[REQUIRED ACTION]
Take each line of the listing that has the string "BwdVariant" and report it.

[THE DATA]
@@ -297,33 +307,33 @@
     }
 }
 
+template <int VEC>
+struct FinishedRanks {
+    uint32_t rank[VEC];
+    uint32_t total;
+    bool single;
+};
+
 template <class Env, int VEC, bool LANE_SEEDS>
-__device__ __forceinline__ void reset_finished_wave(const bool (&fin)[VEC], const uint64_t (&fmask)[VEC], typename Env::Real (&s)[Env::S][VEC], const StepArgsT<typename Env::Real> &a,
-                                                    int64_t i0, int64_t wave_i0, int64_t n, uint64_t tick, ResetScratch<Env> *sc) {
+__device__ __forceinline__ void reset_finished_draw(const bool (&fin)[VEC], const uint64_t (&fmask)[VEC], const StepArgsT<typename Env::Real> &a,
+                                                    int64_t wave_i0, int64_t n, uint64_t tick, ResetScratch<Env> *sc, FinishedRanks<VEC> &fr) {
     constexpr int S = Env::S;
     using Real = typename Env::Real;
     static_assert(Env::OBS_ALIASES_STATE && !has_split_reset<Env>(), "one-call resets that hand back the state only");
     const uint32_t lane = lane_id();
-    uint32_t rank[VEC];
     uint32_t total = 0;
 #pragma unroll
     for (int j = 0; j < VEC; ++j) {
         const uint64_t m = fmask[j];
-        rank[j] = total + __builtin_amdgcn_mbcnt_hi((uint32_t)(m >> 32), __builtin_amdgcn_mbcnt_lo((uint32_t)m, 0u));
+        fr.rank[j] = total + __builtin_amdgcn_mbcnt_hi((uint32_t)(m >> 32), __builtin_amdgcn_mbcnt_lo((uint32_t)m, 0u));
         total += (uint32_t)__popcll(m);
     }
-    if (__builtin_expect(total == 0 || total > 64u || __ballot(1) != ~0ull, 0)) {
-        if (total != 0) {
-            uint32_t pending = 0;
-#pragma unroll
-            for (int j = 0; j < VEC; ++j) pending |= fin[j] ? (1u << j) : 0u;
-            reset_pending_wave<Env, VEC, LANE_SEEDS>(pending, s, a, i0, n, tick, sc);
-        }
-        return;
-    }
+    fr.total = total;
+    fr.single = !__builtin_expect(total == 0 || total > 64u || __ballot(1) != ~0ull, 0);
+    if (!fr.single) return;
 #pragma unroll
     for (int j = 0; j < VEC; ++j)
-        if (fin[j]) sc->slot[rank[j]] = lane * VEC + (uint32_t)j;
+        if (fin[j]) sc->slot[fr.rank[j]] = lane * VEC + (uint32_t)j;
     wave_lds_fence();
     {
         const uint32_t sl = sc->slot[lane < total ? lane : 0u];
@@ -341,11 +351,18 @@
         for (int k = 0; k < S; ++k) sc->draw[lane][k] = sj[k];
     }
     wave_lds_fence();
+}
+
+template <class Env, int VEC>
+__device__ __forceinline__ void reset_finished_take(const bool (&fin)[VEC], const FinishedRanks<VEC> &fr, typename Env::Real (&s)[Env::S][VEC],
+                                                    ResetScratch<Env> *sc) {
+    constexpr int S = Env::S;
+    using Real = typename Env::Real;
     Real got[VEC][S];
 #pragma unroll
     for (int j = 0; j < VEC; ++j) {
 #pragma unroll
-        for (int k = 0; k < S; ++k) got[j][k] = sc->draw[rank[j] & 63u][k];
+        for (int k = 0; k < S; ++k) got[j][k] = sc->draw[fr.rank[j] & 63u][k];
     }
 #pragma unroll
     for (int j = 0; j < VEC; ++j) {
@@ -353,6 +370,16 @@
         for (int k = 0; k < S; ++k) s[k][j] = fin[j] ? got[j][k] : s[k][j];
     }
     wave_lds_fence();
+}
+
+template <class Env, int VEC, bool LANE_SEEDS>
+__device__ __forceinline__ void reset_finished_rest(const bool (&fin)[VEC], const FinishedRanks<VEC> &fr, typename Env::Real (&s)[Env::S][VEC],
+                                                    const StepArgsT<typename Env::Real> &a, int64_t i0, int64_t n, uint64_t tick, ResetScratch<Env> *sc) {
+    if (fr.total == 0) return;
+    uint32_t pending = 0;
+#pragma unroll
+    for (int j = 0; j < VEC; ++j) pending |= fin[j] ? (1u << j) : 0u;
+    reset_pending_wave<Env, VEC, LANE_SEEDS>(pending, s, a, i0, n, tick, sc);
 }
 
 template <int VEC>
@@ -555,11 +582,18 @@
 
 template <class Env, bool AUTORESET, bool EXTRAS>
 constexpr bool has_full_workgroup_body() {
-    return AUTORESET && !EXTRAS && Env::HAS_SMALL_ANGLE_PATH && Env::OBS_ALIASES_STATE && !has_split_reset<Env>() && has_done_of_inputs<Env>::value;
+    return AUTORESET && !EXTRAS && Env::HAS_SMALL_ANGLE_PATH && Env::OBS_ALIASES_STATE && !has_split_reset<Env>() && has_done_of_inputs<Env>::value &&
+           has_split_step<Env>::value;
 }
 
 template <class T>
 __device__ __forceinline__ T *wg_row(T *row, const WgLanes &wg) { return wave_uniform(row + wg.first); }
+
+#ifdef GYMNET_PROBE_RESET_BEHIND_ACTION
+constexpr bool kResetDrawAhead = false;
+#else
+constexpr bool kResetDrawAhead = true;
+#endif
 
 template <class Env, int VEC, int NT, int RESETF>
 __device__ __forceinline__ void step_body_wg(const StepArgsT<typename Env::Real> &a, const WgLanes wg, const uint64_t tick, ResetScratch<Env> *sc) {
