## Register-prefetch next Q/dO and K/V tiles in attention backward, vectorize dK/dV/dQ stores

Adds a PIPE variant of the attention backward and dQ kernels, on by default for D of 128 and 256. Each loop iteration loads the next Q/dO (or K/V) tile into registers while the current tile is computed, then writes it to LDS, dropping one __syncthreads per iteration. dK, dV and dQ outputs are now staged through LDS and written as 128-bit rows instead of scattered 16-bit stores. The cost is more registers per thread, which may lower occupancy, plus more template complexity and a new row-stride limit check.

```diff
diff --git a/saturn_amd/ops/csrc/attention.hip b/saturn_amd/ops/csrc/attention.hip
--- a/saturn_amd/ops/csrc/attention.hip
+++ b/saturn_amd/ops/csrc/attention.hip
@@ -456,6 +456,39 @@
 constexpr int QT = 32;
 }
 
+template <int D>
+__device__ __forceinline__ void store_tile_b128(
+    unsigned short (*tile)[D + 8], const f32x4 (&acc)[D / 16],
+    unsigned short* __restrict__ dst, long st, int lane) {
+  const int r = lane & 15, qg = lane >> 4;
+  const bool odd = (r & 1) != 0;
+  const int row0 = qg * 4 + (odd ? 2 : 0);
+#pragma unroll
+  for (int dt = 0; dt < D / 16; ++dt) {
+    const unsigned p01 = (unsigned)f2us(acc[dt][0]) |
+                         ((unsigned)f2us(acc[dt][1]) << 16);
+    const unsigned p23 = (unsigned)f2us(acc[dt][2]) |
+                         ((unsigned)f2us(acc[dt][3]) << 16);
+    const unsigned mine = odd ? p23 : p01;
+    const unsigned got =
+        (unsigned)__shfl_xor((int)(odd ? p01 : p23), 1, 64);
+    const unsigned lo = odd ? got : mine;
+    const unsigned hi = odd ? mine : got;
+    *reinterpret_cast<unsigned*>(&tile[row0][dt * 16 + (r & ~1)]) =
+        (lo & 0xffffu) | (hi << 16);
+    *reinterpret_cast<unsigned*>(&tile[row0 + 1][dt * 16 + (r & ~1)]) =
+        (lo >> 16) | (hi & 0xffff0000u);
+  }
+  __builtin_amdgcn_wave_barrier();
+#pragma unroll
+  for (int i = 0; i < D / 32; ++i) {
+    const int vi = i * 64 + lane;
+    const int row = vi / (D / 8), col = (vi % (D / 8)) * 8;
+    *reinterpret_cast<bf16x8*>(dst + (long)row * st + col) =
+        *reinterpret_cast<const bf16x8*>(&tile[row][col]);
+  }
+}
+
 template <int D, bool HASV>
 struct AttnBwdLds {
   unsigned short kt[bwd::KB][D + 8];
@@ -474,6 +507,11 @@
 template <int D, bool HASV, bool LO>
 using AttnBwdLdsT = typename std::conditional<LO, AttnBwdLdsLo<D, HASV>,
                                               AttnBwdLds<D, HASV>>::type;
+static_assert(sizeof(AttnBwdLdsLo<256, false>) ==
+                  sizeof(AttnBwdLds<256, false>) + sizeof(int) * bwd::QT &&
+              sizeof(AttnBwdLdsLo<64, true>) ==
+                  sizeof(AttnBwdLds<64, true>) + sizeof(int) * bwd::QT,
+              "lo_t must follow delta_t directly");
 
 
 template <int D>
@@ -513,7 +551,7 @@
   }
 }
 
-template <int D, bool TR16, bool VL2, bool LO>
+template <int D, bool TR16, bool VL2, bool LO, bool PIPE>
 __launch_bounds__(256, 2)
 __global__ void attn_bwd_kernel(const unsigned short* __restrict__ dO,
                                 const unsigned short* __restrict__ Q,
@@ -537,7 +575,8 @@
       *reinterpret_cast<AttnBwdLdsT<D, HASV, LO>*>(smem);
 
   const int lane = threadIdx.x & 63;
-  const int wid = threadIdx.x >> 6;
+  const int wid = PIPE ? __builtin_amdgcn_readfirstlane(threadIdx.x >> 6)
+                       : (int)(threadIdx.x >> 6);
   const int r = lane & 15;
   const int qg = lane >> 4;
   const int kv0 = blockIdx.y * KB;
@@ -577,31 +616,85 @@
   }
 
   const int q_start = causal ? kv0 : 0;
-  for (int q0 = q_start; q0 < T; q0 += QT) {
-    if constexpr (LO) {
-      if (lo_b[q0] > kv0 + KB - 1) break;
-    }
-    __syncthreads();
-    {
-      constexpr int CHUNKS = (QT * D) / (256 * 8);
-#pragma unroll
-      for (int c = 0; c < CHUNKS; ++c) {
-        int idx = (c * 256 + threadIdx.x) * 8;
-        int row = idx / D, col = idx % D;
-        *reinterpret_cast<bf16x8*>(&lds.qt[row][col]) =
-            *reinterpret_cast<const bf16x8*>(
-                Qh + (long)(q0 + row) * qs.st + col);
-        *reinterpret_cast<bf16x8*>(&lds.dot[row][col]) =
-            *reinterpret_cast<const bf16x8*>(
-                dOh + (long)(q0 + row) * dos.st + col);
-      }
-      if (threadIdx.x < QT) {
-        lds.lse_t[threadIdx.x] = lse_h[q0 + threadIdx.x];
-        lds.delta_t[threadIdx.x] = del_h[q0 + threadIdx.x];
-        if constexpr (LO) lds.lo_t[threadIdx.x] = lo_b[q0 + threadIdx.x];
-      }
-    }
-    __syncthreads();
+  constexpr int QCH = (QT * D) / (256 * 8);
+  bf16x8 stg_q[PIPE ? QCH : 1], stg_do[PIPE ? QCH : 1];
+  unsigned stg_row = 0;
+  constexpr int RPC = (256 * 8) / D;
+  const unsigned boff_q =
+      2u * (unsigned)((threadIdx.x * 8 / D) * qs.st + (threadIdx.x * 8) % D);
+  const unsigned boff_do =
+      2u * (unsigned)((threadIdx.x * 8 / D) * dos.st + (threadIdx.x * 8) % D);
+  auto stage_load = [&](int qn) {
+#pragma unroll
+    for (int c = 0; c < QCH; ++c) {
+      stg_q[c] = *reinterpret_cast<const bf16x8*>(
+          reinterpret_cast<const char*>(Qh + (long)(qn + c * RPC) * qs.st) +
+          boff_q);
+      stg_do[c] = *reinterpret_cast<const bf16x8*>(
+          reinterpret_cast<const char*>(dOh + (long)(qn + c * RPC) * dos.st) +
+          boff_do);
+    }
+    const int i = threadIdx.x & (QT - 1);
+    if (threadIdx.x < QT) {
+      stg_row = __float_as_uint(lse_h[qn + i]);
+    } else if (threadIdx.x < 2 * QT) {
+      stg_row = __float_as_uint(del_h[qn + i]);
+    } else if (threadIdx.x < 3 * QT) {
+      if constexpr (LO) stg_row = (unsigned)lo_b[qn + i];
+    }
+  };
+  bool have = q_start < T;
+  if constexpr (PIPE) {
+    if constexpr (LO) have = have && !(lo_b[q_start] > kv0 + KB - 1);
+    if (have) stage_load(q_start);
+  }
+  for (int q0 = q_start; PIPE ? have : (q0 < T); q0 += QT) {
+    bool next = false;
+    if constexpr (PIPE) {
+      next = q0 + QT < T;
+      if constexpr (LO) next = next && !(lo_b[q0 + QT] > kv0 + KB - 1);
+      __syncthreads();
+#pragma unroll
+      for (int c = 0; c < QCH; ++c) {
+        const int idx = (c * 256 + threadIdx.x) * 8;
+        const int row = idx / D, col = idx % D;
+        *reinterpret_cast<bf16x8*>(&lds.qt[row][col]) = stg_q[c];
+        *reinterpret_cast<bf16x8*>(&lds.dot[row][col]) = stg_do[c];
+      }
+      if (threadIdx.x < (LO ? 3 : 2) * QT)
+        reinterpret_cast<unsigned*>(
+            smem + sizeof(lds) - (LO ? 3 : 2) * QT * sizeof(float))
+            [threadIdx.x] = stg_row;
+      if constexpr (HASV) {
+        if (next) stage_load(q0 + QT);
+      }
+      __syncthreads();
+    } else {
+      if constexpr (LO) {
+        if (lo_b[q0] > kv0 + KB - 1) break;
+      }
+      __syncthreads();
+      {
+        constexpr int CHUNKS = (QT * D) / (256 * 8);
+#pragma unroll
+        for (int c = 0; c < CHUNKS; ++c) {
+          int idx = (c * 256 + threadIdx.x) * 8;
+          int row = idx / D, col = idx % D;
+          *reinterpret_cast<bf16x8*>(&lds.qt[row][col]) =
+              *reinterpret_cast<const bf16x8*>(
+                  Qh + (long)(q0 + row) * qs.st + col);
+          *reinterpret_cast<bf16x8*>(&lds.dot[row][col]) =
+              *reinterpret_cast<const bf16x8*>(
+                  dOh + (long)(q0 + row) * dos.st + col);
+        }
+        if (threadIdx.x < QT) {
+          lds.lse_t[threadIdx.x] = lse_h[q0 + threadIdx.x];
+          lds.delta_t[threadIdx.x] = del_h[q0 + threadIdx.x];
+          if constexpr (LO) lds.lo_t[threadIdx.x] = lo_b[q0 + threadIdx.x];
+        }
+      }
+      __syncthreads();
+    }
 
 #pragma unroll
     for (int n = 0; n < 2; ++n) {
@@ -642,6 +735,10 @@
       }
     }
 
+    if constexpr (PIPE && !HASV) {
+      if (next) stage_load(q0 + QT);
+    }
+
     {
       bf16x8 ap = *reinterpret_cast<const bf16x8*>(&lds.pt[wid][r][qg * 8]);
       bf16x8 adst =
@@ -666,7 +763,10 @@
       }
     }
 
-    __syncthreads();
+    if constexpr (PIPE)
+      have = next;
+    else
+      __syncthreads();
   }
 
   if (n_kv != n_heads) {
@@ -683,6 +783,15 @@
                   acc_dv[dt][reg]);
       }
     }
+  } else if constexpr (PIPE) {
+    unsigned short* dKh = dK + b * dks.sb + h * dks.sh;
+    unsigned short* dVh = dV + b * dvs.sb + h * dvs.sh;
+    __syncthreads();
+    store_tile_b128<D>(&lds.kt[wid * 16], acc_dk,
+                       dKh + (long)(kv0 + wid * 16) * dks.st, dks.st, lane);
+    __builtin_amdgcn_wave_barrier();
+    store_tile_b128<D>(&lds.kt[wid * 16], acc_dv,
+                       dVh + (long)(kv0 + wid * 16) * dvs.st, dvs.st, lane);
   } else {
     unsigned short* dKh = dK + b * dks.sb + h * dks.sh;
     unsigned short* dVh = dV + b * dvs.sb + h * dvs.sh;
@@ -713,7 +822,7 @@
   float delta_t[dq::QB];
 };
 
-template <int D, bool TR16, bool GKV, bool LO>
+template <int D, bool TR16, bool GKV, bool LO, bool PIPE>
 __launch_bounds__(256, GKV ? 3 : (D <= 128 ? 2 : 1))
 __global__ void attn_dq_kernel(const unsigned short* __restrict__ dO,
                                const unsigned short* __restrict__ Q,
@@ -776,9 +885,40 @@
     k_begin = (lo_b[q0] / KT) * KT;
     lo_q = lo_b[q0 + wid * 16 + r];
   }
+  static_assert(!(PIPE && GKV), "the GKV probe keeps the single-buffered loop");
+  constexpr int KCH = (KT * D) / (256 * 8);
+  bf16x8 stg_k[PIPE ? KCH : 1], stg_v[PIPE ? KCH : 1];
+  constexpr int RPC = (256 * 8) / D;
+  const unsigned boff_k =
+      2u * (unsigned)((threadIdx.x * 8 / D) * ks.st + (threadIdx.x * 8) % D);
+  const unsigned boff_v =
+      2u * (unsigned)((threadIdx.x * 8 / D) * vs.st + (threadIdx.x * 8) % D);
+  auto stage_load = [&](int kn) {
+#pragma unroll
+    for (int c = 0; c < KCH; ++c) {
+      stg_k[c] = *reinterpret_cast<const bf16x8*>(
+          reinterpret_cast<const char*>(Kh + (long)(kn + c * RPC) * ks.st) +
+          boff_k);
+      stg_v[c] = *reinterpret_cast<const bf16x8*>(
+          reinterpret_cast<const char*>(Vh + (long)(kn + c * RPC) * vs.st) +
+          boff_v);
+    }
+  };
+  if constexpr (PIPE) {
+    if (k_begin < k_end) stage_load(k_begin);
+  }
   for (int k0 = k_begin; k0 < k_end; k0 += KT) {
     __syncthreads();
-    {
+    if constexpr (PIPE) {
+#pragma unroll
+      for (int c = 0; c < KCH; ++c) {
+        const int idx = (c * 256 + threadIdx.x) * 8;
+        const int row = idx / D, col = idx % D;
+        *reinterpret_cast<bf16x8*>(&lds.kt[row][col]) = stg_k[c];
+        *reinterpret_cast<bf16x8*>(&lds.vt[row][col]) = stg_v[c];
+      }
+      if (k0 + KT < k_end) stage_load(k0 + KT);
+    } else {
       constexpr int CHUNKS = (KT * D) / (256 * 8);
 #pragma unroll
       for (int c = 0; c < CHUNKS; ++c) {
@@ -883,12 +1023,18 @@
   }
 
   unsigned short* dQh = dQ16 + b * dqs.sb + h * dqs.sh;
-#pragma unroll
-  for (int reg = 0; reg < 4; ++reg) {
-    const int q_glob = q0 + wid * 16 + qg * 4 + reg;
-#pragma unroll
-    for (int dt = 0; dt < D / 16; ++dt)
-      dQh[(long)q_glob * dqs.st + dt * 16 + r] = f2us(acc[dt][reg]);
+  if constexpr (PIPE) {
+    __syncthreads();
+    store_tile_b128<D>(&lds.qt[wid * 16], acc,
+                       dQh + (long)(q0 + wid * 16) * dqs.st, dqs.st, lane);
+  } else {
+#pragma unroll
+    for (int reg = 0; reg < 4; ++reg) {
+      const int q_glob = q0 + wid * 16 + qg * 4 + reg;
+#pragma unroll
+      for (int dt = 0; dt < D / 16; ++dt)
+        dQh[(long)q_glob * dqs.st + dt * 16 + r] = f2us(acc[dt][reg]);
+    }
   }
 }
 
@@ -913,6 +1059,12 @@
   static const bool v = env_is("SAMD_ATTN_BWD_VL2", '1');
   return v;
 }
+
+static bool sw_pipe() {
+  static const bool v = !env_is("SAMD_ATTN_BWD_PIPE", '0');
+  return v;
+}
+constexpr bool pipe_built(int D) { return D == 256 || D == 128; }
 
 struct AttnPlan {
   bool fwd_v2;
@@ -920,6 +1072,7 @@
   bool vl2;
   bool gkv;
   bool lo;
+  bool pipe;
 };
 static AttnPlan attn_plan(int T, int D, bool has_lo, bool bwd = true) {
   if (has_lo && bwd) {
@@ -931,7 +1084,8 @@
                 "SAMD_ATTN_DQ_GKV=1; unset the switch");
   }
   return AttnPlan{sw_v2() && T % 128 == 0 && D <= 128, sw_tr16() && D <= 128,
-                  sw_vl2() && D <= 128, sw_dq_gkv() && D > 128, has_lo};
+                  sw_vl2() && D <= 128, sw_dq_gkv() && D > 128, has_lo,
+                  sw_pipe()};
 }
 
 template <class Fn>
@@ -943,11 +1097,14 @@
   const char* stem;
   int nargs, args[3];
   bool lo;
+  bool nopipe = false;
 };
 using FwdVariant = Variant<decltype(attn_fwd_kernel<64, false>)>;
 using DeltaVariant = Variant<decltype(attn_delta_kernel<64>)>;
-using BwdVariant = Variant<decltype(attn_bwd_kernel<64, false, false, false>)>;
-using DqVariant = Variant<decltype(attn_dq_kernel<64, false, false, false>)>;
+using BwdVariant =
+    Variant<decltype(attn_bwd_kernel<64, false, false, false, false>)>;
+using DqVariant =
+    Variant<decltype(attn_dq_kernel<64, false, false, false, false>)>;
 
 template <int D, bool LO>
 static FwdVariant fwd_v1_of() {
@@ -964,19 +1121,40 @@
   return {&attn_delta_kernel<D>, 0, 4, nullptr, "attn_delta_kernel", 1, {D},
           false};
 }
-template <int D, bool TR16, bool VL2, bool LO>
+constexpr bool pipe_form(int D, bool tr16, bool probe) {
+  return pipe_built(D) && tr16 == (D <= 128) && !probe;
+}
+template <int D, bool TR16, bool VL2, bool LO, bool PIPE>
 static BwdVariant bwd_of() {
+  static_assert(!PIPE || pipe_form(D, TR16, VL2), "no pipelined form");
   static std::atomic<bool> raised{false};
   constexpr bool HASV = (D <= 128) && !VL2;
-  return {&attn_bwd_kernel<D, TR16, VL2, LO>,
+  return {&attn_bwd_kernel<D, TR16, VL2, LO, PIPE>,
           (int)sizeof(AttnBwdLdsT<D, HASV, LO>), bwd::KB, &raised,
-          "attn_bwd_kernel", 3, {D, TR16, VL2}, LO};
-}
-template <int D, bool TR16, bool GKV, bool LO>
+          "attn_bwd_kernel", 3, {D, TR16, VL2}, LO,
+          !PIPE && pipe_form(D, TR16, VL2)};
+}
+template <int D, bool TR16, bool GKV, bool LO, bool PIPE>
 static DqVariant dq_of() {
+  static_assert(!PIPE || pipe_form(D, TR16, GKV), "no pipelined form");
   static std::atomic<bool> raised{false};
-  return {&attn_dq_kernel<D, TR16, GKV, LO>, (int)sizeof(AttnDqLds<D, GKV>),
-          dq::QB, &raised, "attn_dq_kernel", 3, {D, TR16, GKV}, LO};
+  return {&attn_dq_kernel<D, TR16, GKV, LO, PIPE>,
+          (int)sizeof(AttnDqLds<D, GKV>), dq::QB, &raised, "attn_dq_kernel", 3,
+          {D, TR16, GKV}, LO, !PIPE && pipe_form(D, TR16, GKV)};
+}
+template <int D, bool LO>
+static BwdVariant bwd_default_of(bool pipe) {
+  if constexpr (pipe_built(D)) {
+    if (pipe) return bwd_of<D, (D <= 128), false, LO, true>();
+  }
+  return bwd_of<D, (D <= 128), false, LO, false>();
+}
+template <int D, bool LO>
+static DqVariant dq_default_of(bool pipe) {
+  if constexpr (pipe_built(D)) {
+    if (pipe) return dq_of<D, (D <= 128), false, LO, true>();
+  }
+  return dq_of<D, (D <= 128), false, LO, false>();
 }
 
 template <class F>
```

[WRITTEN SOLUTION]
-using BwdVariant = Variant<decltype(attn_bwd_kernel<64, false, false, false>)>;
+using BwdVariant =
 static BwdVariant bwd_of() {
+static BwdVariant bwd_default_of(bool pipe) {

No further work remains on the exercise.